Some points to take away from here: (a) still not testing for the virus, but for a single target; (b) false positives are still a significant problem; (c) antigen tests cannot distinguish between different viruses; and (d) virus isolation is still not recommended

8. WHO’s January 13, 2021 Testing Guidance

WHO guidance Diagnostic testing for SARS-CoV-2 states that careful interpretation of weak positive results is needed (1). The cycle threshold (Ct) needed to detect virus is inversely proportional to the patient’s viral load. Where test results do not correspond with the clinical presentation, a new specimen should be taken and retested using the same or different NAT technology.

WHO reminds IVD users that disease prevalence alters the predictive value of test results; as disease prevalence decreases, the risk of false positive increases (2). This means that the probability that a person who has a positive result (SARS-CoV-2 detected) is truly infected with SARS-CoV-2 decreases as prevalence decreases, irrespective of the claimed specificity.

Most PCR assays are indicated as an aid for diagnosis, therefore, health care providers must consider any result in combination with timing of sampling, specimen type, assay specifics, clinical observations, patient history, confirmed status of any contacts, and epidemiological information.

More guidance which give legitimate concerns that the tests themselves are completely bogus. If retesting is recommended so readily, what does it say about the reliability of the test? If test accuracy is dependent on community prevalence, what does it say about the test? If “patient history” must be confirmed, then what does it say about the test?

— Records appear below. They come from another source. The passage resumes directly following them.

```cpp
__device__ __forceinline__ f32x2 slip_rotate_pk(f32x2 d0, float d) { RSB_PK_NO_CONTRACT
  const float d2 = d * d;
  const float c = __builtin_fmaf(-d2, __builtin_fmaf(-d2, 1.0f / 24.0f, 0.5f), 1.0f);
  const float t = __builtin_fmaf(-d2, __builtin_fmaf(-d2, 1.0f / 120.0f, 1.0f / 6.0f), 1.0f);
  const f32x2 sn = f32x2{-d, d} * pk_splat(t);
  const f32x2 xy = pk_fma(d0, pk_splat(c), pk_swap(d0) * sn);
  const float inv = __builtin_amdgcn_rsqf(__builtin_fmaf(xy.x, xy.x, xy.y * xy.y));
  return xy * pk_splat(inv);
}

__device__ __forceinline__ bool slip_newton_pk(const SlipCoefPk& k, float mu, float x0, float y0, float& x1, float& y1, float& step) { RSB_PK_NO_CONTRACT
  const float den0 = pk_den(k, x0, y0);
  float hp;
  const float d = slip_newton_step_pk(k, x0, y0, den0, hp);
  const f32x2 xy = slip_rotate_pk(f32x2{x0, y0}, d);
  const float den1 = pk_den(k, xy.x, xy.y);
  bool ok = (den0 > kDenNewton * k.a0) && (hp > 0.f) && (fabsf(d) <= 0.25f) && (den1 > kDenNewton * k.a0);
  if (__any(ok && fabsf(d) > 0.02f)) ok = ok && (fabsf(d) <= 0.02f || slip_E_pk(k, mu, xy.x, xy.y, den1) <= slip_E_pk(k, mu, x0, y0, den0));
  x1 = xy.x; y1 = xy.y; step = d;
  return ok;
}

}
```

raisimlib_amd/csrc/step_spec.h:

```cpp
#pragma once

#define RSB_SPEC_FIELDS(X)                                                                                                              \
  X(NB, a.nb) X(NQ, a.nq) X(NV, a.nv) X(DEPTH, a.depth) X(NCOL, a.ncol) X(MAX_KID, a.max_kid) X(FIXED_BASE, (a.fixed_base != 0))      \
  X(N_SELF, a.n_self) X(NSUB, a.nsub) X(KMAX, a.kmax) X(HAS_WARM, (a.warm != nullptr)) X(TERRAIN, a.terrain_type)                      \
  X(EARLY_TERM, (a.early_term != 0)) X(SECTION_ROUNDS, a.section_rounds) X(STALL_WINDOW, a.stall_window) X(FREEZE_AFTER, a.freeze_after) \
  X(REFINE, a.refine) X(MULTI_FA, a.multi_freeze_after) X(MULTI_DEPTH, a.multi_depth) X(MULTI_LIGHT, a.multi_light)                    \
  X(MULTI_SW, a.multi_stall_window) X(CHAIN, (a.chain != 0)) X(MODEL_PITCH, a.L.model_pitch) \
  X(UP_QUADS, (a.chain == 2)) \
  X(MU, rsbk::spec_bits(a.mu)) X(ERP, rsbk::spec_bits(a.erp)) X(ALPHA_INIT, rsbk::spec_bits(a.alpha_init)) X(ALPHA_MIN, rsbk::spec_bits(a.alpha_min)) \
  X(ALPHA_DECAY, rsbk::spec_bits(a.alpha_decay)) X(THRESHOLD, rsbk::spec_bits(a.threshold)) X(STALL_FACTOR, rsbk::spec_bits(a.stall_factor)) \
  X(MAX_ITER, a.max_iter)

#ifdef RSB_SPECIALIZED
#define RSB_DIM(NAME, expr) (RSB_SPEC_##NAME)
#else
#define RSB_DIM(NAME, expr) (expr)
#endif

namespace rsbk {
constexpr int spec_bits(float f) { return __builtin_bit_cast(int, f); }
constexpr float spec_f32(int bits) { return __builtin_bit_cast(float, bits); }
}
#if defined(RSB_SPECIALIZED) && !defined(RSB_X_NO_SPEC_CONSTS)
#define RSB_SPEC_CONSTS 1
// ... 89 lines not shown
#if RSB_FLAT_SETUP && RSB_FLAT_SCATTER && !defined(RSB_X_NO_FLAT_SETUP_END)
#define RSB_FLAT_SETUP_END 1
#else
#define RSB_FLAT_SETUP_END 0
#endif

#if RSB_FLAT_SETUP && (RSB_I_KMAX) == 8 && RSB_SPEC_UP_QUADS && !defined(RSB_X_NO_FLAT_DELASSUS)
#define RSB_FLAT_DELASSUS 1
#else
#define RSB_FLAT_DELASSUS 0
#endif

#if defined(RSB_SPECIALIZED) && defined(RSB_I_LPE) && (RSB_I_LPE) == 16 && (RSB_I_KMAX) <= 8 && !((RSB_I_CL) & 32)
#define RSB_PK_CLASS 1
#else
#define RSB_PK_CLASS 0
#endif
#if RSB_PK_CLASS && !defined(RSB_X_NO_PK_SOLVE)
#define RSB_PK_SOLVE 1
#else
#define RSB_PK_SOLVE 0
#endif

namespace rsbk {
#define RSB_SPEC_COUNT_ONE(NAME, expr) +1
constexpr int kSpecFields = 0 RSB_SPEC_FIELDS(RSB_SPEC_COUNT_ONE);
#undef RSB_SPEC_COUNT_ONE
}
```

raisimlib_amd/world.py:

```python
import ctypes as C
import os

import numpy as np

from . import _capi
from ._capi import (RSB_DEVICE, RSB_F_GENERALIZED_FORCE, RSB_HOST, RSB_MAX_CONTACTS, Contact, ModelBlob, check, lib)

RSC_DIR = os.path.join(os.path.dirname(os.path.abspath(__file__)), "rsc")

CONTACT_DTYPE = np.dtype([("position", "f4", 3), ("normal", "f4", 3), ("impulse", "f4", 3), ("depth", "f4"),
                          ("body", "i4"), ("collision", "i4")])
assert CONTACT_DTYPE.itemsize == C.sizeof(Contact)


def rsc_path(name):
    return os.path.join(RSC_DIR, name)


class Model:

    def __init__(self, urdf_path=None, urdf_string=None, blob=None, sample_spacing=0.0):
        L = lib()
        h = C.c_void_p()
        if urdf_path is not None:
# ... 970 lines not shown

    def debug_contact_problem(self):
        K = RSB_MAX_CONTACTS
        G = np.zeros(9 * K * K, np.float32)
        c = np.zeros(3 * K, np.float32)
        lam = np.zeros(3 * K, np.float32)
        nc = C.c_int()
        check(self.L.rsb_debug_read_contact_problem(self.handle, C.byref(nc), _hp(G), _hp(c), _hp(lam)),
              "rsb_debug_read_contact_problem")
        n3 = 3 * nc.value
        return nc.value, G[:n3 * n3].reshape(n3, n3).copy(), c[:n3].copy(), lam[:n3].copy()

    def debug_phase_cycles(self, enable=True, read=True):
        out = np.zeros(16, np.int64)
        check(self.L.rsb_debug_phase_cycles(self.handle, 1 if enable else 0, _hp(out) if read else None),
              "rsb_debug_phase_cycles")
        return out

    def debug_wave_profile(self):
        nb = (self.N * self.lanes_per_env() + 63) // 64
        out = np.zeros((nb, 16), np.int64)
        check(self.L.rsb_debug_wave_profile(self.handle, _hp(out), nb), "rsb_debug_wave_profile")
        return out
```

Before: 397.4 million.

9. Barbara Yaffe: Mouthpiece For Ford/WHO

Interestingly, this research has answered an old question. Ontario Deputy Medical Officer Barbara Yaffe has been the butt of many jokes ever since she said that you can get 50% false positives when testing in an area where there isn’t very much Covid. It’s likely that she was simply parroting back one of WHO’s talking points, but wasn’t able to explain it in any sensible manner.

As for those vaccines that are already being rolled out in Canada, Yaffe admits they don’t know if they actually work. It’s a nice bait-and-switch, considering the public has been repeatedly told that testing was a success.

Then again, she just says whatever they write down for her, so there probably isn’t much thinking done at all on her part.

Not much different than Deborah Birx in the United States. If half of your cases are false positives, then there’s something seriously wrong with the test. There’s no good way to spin things.

10. Test’s Creator Denounces Infection Usage

Kary Mullis, the creator of the PCR test, has stated publicly that it was never designed to test for active infection, and hence, is useless for that task. It makes sense, as such a setup wouldn’t be able to distinguish between dead genetic material, and something that was active.

11. WHO Redefines “Herd Immunity”

The World Health Organization was recently called out for changing the definition of “herd immunity”. Previously, it meant immunity from some vaccination, or previous infection. It was changed to only reflect the vaccination option. After the public caught on, however, it was restored to the original version.